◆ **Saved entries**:
★ ★ ★ ★

template <class C, bool DB>
int launch_s3(const sfh_conv_desc& d, hipStream_t stream) {
  S3Geom g;
  g.Ho = (d.H + C::PAD + C::PADA - C::KS) / C::STRIDE + 1;
  g.Wo = (d.W + C::PAD + C::PADA - C::KS) / C::STRIDE + 1;
  g.tiles_x = sfh_cdiv(g.Wo, C::TW);
  if (C::FLATROWS) {
    int zr = C::PAD;
    if ((g.Ho + zr) & 1) ++zr;
    if (zr == 0) zr = (g.Ho & 1) ? 1 : 0;
    g.rows_per_img = g.Ho + zr;
    g.rows_total = d.batch * g.rows_per_img;
    g.rows_magic = (unsigned)((1ULL << 32) / (unsigned)g.rows_per_img) + 1u;
    SFH_REQUIRE((unsigned long long)(g.rows_total + 64) * g.rows_per_img < (1ULL << 32),
                "conv_s3: flattened row space too large");
    g.tiles_y = sfh_cdiv(g.rows_total, C::TH);
    g.ntiles = g.tiles_x * g.tiles_y;
  } else {
    g.rows_total = 0;
    g.rows_per_img = g.Ho;
    g.rows_magic = 0;
    g.tiles_y = sfh_cdiv(g.Ho, C::TH);
    g.ntiles = g.tiles_x * g.tiles_y * d.batch;
    SFH_REQUIRE(g.Ho < 65536 && d.batch < 32768, "conv_s3: geometry too large");
  }
  const unsigned long long b0 = 2ULL * C::NP * d.batch * d.h0 * d.w0 * d.cs0;
  const unsigned long long b1 = d.src1 ? 2ULL * C::NP * d.batch * d.h1 * d.w1 * d.cs1 : 0ULL;
  SFH_REQUIRE(b0 < kOOB && b1 < kOOB, "conv_s3: a source tensor of %llu bytes exceeds the 4 GiB descriptor range; split the batch",
              b0 > b1 ? b0 : b1);
  g.bytes0 = (unsigned)b0;
  g.bytes1 = (unsigned)b1;
  g.nblk_n = d.cout / C::NCO;
  {
    const long wblock = (long)((d.c0 + (d.src1 ? d.c1 : 0)) / 32) * C::NTAP * (C::NP * 4096);
    const long budget = 64L << 20;
    int G = d.out_mode == SFH_OUT_UPSCATTER2 ? g.nblk_n : (int)(budget / (wblock > 0 ? wblock : 1));
    if (G < 1) G = 1;
    if (G > g.nblk_n) G = g.nblk_n;
    while (g.nblk_n % G) --G;
    g.nb_group = G;
  }
  const int ksn = d.ksplit > 1 ? d.ksplit : 1;
  const long nblocks = (long)sfh_cdiv(g.ntiles, 8) * 8 * g.nblk_n * ksn;
  SFH_REQUIRE(nblocks < (1L << 31), "conv_s3: grid too large");
  if constexpr (!DB && C::LDS_BYTES <= 160 * 1024) {
    if (nblocks <= 320) return launch_s3<C, true>(d, stream);
#ifdef SFH_KS2_DB
    if (C::KS == 2 && C::NWN == 2 && C::NP == 2) return launch_s3<C, true>(d, stream);
#endif
  }
  sfh_allow_big_lds(reinterpret_cast<const void*>(&conv_s3_kernel<C, DB>));
  hipLaunchKernelGGL((conv_s3_kernel<C, DB>), dim3((unsigned)nblocks), dim3(C::NT),
                     DB ? C::LDS_BYTES : C::LDS_BYTES / 2, stream, d, g);
  return sfh_check_launch("conv_s3_kernel");
}

}

extern "C" int64_t sfh_packed_s3_weight_bytes(int ksize, int c0, int c1, int cout_virtual) {
  if ((ksize != 1 && ksize != 2 && ksize != 3 && ksize != 4) || c0 <= 0 || c0 % 32 || c1 < 0 || c1 % 32 || cout_virtual <= 0 ||
      cout_virtual % 64)
    return -1;
  return (int64_t)(cout_virtual / 64) * ((c0 + c1) / 32) * (ksize * ksize) * 3 * 4096;
}

extern "C" int sfh_pack_s3_weights(const float* w, void* packed, int ksize, int c0, int c1, int cout_virtual,
                                   int mode, int aux, void* stream) {
  const int64_t n = sfh_packed_s3_weight_bytes(ksize, c0, c1, cout_virtual);
  SFH_REQUIRE(n > 0, "pack_s3_weights: bad geometry ks=%d c0=%d c1=%d cout=%d", ksize, c0, c1, cout_virtual);
  SFH_REQUIRE(w && packed, "pack_s3_weights: null pointer");
  SFH_REQUIRE((mode == 0 && ksize != 4) || (mode == 1 && ksize == 1 && c1 == 0 && cout_virtual % 256 == 0) ||
                  (mode == 2 && ksize == 4 && c1 == 0 && aux > 0 && aux <= c0 / 4) ||
                  (mode == 3 && c1 == 0 && (ksize == 1 || ksize == 3) && aux > 0 && aux <= cout_virtual) ||
// ... 114 lines not shown
                                 const void* residual, int res_fmt, int exp_res, int relu, int64_t rows, int W, int C,
                                 void* dst, int dst_fmt, int exp_dst, uint32_t* overflow, uint32_t* range, void* stream) {
  SFH_REQUIRE(slabs && shift && dst && nslabs >= 1 && nslabs <= 64 && rows > 0 && W > 0 && C > 0 && C % 32 == 0,
              "splitk_finish: bad arguments (nslabs=%d, C=%d must be a multiple of 32)", nslabs, C);
  SFH_REQUIRE(slab_stride % 16 == 0 && slab_stride >= rows * W * C * 4, "splitk_finish: slab_stride=%lld is smaller than a slab",
              (long long)slab_stride);
  SFH_REQUIRE(dst_fmt == SFH_FMT_F32 || dst_fmt == SFH_FMT_S3 || dst_fmt == SFH_FMT_H2, "splitk_finish: dst_fmt=%d", dst_fmt);
  SFH_REQUIRE(!residual || res_fmt == SFH_FMT_F32 || res_fmt == SFH_FMT_S3 || res_fmt == SFH_FMT_H2, "splitk_finish: res_fmt=%d", res_fmt);
  SFH_REQUIRE(exp_dst >= -64 && exp_dst <= 64 && exp_res >= -64 && exp_res <= 64, "splitk_finish: exponent out of range");
  const int xchunks = (W + 15) / 16;
  const long total = rows * (C / 32) * xchunks * 64;
  const dim3 grid((unsigned)((total + 255) / 256));
#define SFH_FINISH(F_)                                                                                               \
  hipLaunchKernelGGL(splitk_finish_kernel<F_>, grid, dim3(256), 0, (hipStream_t)stream, slabs, nslabs,               \
                     (long)(slab_stride / 4), shift, residual, res_fmt, ldexpf(1.f, -exp_res), relu, W, C, xchunks, \
                     total, dst, ldexpf(1.f, exp_dst), overflow, range)
  if (dst_fmt == SFH_FMT_H2) SFH_FINISH(SFH_FMT_H2);
  else if (dst_fmt == SFH_FMT_S3) SFH_FINISH(SFH_FMT_S3);
  else SFH_FINISH(SFH_FMT_F32);
#undef SFH_FINISH
  return sfh_check_launch("splitk_finish_kernel");
}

★ ★ ★ ★

◆ **Your instructions**:
Extract the lines above, from the first one through the one containing "const long wblock", and return only those, unchanged.

◆ **Reply to the task**:
template <class C, bool DB>
int launch_s3(const sfh_conv_desc& d, hipStream_t stream) {
  S3Geom g;
  g.Ho = (d.H + C::PAD + C::PADA - C::KS) / C::STRIDE + 1;
  g.Wo = (d.W + C::PAD + C::PADA - C::KS) / C::STRIDE + 1;
  g.tiles_x = sfh_cdiv(g.Wo, C::TW);
  if (C::FLATROWS) {
    int zr = C::PAD;
    if ((g.Ho + zr) & 1) ++zr;
    if (zr == 0) zr = (g.Ho & 1) ? 1 : 0;
    g.rows_per_img = g.Ho + zr;
    g.rows_total = d.batch * g.rows_per_img;
    g.rows_magic = (unsigned)((1ULL << 32) / (unsigned)g.rows_per_img) + 1u;
    SFH_REQUIRE((unsigned long long)(g.rows_total + 64) * g.rows_per_img < (1ULL << 32),
                "conv_s3: flattened row space too large");
    g.tiles_y = sfh_cdiv(g.rows_total, C::TH);
    g.ntiles = g.tiles_x * g.tiles_y;
  } else {
    g.rows_total = 0;
    g.rows_per_img = g.Ho;
    g.rows_magic = 0;
    g.tiles_y = sfh_cdiv(g.Ho, C::TH);
    g.ntiles = g.tiles_x * g.tiles_y * d.batch;
    SFH_REQUIRE(g.Ho < 65536 && d.batch < 32768, "conv_s3: geometry too large");
  }
  const unsigned long long b0 = 2ULL * C::NP * d.batch * d.h0 * d.w0 * d.cs0;
  const unsigned long long b1 = d.src1 ? 2ULL * C::NP * d.batch * d.h1 * d.w1 * d.cs1 : 0ULL;
  SFH_REQUIRE(b0 < kOOB && b1 < kOOB, "conv_s3: a source tensor of %llu bytes exceeds the 4 GiB descriptor range; split the batch",
              b0 > b1 ? b0 : b1);
  g.bytes0 = (unsigned)b0;
  g.bytes1 = (unsigned)b1;
  g.nblk_n = d.cout / C::NCO;
  {
    const long wblock = (long)((d.c0 + (d.src1 ? d.c1 : 0)) / 32) * C::NTAP * (C::NP * 4096);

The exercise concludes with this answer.